++++ AVAILABLE RECORDS
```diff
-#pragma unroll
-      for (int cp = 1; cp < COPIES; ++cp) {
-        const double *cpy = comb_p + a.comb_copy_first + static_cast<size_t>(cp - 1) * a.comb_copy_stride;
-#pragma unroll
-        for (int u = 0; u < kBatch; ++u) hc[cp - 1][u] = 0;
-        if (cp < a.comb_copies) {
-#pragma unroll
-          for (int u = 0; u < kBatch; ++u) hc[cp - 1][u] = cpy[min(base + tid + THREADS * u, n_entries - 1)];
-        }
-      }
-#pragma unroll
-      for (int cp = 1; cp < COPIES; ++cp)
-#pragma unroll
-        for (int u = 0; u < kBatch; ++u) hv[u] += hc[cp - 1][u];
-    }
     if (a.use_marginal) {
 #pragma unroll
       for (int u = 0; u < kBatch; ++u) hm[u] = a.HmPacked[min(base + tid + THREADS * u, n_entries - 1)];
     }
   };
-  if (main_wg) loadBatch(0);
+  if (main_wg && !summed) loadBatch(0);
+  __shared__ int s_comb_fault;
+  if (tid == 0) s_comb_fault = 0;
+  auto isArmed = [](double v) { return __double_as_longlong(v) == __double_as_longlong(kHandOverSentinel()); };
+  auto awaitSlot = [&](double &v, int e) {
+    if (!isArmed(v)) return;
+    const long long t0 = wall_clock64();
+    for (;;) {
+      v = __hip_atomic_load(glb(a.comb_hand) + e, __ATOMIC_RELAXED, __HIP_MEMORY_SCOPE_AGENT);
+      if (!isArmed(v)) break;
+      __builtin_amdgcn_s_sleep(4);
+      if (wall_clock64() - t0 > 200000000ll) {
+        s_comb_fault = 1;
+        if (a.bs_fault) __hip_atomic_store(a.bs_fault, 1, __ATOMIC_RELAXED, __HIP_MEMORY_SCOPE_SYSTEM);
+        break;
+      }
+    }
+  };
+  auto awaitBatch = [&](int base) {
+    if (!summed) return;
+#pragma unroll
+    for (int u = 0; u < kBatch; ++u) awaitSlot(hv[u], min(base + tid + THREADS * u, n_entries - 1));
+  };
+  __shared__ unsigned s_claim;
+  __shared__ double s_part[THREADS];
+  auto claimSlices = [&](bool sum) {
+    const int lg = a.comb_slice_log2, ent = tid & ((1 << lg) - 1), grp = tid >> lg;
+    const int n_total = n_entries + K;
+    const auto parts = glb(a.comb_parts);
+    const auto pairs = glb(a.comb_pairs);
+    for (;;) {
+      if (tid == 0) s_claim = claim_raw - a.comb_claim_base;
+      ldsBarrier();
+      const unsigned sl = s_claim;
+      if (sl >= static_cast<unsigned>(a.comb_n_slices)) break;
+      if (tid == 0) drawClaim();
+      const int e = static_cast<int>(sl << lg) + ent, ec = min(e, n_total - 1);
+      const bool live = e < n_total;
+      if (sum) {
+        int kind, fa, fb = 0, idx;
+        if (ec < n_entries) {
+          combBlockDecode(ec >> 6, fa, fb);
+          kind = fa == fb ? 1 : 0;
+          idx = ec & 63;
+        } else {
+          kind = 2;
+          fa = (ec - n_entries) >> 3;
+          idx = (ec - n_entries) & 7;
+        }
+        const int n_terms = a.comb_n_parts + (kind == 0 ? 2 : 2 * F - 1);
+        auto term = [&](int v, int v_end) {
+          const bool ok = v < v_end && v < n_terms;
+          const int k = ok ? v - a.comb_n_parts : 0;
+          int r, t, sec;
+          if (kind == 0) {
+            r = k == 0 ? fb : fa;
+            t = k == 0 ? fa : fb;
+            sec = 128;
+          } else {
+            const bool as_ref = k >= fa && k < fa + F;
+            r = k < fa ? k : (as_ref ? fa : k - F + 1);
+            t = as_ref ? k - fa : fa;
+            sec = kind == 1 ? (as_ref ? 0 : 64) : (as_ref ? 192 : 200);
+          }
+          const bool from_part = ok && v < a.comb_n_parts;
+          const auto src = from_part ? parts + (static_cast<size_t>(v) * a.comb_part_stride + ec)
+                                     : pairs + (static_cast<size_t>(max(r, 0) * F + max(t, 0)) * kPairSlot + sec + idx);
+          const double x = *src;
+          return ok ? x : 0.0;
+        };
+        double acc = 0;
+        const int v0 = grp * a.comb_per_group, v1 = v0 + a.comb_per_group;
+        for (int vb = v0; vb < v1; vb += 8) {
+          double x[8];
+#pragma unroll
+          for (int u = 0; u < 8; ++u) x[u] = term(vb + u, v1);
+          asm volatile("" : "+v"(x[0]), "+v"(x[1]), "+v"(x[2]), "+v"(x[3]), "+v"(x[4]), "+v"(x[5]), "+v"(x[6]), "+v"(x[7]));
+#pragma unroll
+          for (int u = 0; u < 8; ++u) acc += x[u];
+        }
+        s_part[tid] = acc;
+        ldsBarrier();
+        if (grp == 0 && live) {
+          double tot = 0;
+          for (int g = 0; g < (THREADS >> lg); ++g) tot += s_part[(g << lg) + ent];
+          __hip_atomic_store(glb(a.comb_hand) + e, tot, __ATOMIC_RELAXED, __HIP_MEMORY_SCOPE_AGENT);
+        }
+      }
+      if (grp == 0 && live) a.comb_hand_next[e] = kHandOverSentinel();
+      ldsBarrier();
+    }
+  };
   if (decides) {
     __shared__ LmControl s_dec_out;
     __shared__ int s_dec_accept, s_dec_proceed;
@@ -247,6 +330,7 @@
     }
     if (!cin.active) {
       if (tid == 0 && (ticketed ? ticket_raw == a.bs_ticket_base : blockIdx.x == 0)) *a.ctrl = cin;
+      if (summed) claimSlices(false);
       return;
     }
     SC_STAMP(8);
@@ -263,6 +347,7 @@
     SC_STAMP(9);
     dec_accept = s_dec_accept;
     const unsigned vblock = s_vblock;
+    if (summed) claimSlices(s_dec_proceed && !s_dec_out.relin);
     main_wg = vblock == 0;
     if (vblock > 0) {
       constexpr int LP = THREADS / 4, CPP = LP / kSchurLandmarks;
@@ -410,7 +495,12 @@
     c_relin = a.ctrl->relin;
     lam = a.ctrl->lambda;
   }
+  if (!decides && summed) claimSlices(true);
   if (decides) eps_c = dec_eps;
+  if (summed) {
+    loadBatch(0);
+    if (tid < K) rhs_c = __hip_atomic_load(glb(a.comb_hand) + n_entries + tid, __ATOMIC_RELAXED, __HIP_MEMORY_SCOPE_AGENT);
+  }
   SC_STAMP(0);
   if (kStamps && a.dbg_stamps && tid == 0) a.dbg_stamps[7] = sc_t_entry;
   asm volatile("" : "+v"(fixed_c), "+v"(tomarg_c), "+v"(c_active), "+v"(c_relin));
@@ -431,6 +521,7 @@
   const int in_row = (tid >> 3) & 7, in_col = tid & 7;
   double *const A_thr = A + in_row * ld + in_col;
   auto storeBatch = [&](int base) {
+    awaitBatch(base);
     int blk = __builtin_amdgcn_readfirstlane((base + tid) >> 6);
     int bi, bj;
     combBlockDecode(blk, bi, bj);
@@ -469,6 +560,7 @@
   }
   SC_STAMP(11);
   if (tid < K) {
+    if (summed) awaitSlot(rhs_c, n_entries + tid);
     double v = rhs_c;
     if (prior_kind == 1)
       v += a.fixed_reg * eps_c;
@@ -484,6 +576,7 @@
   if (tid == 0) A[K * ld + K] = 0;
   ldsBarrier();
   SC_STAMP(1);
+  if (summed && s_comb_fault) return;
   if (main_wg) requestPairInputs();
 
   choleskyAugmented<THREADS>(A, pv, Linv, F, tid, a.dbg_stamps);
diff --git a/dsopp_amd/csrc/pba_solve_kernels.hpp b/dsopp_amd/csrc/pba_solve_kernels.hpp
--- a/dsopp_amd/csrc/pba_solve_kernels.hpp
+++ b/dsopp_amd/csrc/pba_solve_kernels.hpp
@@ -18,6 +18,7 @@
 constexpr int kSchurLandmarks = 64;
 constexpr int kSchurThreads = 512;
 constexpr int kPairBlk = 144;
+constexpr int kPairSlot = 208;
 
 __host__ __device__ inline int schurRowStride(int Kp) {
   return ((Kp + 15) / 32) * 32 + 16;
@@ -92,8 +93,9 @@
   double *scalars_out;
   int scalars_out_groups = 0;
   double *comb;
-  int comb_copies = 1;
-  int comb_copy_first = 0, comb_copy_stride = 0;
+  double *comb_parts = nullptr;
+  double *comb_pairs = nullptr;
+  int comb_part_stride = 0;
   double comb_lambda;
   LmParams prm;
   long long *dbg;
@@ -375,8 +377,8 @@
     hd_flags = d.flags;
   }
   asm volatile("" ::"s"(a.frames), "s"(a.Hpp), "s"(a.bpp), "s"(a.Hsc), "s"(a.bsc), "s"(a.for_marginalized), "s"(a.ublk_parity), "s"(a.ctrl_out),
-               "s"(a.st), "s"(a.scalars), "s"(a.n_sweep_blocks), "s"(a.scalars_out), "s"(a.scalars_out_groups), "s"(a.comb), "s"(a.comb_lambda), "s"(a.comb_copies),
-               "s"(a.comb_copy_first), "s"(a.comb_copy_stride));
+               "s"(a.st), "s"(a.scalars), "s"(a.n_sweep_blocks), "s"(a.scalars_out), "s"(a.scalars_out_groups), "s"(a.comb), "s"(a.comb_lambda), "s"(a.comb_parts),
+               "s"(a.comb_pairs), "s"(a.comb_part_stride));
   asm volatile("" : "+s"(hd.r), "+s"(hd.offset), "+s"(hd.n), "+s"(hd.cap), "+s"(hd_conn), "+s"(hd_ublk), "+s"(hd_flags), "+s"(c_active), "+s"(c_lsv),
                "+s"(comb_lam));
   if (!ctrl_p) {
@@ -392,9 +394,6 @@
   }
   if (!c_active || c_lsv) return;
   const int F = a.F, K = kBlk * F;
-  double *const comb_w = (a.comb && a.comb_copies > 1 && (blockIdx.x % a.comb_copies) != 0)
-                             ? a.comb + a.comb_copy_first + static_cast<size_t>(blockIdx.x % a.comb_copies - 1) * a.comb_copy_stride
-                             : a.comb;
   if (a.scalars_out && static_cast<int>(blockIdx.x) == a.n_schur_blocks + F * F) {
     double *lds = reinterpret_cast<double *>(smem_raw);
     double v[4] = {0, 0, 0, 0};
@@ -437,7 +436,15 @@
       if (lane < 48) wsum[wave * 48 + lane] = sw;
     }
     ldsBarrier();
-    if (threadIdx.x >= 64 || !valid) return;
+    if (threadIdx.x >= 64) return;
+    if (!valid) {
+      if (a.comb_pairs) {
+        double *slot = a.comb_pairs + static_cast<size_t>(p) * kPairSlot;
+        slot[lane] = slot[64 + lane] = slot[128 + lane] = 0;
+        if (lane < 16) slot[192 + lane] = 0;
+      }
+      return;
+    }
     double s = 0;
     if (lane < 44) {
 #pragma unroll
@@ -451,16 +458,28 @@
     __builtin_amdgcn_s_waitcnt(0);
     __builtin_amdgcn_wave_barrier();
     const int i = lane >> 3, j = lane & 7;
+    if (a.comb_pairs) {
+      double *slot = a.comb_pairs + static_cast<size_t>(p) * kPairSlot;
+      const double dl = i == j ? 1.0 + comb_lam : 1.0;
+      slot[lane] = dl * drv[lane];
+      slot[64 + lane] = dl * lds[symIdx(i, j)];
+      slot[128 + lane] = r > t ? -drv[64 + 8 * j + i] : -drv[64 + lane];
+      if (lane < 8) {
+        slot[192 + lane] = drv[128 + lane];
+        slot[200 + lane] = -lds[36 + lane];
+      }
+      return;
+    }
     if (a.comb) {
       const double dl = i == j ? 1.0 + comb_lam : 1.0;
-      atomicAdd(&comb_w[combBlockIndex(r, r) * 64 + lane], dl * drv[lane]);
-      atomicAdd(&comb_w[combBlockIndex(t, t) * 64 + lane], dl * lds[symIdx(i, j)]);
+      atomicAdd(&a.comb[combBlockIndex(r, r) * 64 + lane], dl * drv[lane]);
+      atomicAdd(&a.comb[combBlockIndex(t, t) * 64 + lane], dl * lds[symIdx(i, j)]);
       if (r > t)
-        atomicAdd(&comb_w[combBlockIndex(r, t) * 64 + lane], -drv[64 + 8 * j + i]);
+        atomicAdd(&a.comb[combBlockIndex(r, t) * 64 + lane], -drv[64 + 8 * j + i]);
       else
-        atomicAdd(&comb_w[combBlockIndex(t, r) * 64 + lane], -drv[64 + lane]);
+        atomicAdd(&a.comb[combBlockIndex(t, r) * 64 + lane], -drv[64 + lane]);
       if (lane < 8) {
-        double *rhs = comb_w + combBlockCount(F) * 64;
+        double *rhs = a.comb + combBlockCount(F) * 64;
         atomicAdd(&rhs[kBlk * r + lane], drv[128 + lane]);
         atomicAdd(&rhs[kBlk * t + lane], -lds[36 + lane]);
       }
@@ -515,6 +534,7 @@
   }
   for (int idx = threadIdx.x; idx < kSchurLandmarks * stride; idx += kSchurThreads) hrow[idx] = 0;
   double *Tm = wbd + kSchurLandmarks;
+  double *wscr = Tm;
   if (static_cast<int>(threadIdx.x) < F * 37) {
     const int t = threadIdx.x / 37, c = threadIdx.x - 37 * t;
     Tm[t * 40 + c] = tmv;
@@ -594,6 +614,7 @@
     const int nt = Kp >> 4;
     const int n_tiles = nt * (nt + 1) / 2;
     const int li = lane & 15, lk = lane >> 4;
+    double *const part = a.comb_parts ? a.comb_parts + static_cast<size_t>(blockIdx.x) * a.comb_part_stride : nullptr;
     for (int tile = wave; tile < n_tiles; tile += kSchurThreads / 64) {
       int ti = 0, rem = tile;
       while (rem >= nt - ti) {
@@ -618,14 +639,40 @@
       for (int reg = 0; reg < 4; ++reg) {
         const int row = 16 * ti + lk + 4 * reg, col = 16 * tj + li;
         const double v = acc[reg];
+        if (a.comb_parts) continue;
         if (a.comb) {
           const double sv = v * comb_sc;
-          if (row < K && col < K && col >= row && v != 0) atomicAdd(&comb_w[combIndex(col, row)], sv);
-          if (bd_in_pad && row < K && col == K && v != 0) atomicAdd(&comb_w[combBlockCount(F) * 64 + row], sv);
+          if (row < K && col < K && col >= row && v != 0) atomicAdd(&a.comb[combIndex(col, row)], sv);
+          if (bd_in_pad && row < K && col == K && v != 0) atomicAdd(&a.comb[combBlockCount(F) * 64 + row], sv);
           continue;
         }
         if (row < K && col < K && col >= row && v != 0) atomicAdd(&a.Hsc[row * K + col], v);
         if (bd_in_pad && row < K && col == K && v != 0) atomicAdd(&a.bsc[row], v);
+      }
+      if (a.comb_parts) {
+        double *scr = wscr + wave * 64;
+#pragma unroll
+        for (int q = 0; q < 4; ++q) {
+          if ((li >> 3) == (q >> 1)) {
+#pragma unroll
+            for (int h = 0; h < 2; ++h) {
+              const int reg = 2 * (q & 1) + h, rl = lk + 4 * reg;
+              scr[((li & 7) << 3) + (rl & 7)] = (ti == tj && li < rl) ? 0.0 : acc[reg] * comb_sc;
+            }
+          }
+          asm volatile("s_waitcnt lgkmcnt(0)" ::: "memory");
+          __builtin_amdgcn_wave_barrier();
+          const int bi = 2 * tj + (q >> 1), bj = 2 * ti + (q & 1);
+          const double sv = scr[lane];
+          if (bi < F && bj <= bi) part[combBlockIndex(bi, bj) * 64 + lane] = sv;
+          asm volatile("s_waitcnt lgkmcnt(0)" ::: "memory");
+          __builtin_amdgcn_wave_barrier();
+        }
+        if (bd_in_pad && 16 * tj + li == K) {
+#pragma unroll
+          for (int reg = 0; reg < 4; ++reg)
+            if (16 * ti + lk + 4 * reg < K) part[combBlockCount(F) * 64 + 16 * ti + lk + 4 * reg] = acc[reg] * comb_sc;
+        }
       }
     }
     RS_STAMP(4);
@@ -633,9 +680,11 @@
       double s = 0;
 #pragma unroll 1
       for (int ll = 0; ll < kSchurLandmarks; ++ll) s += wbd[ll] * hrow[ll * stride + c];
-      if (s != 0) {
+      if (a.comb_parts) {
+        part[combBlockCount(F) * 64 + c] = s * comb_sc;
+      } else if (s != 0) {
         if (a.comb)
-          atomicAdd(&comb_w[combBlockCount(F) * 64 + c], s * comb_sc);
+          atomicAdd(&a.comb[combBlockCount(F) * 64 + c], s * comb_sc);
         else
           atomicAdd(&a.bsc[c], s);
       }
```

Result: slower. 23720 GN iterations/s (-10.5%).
++++++++
> [WHAT THIS TASK INVOLVES]: Every line that holds the word "live" should be copied from the listing.

> [REPLY]:
+      const bool live = e < n_total;
+        if (grp == 0 && live) {
+      if (grp == 0 && live) a.comb_hand_next[e] = kHandOverSentinel();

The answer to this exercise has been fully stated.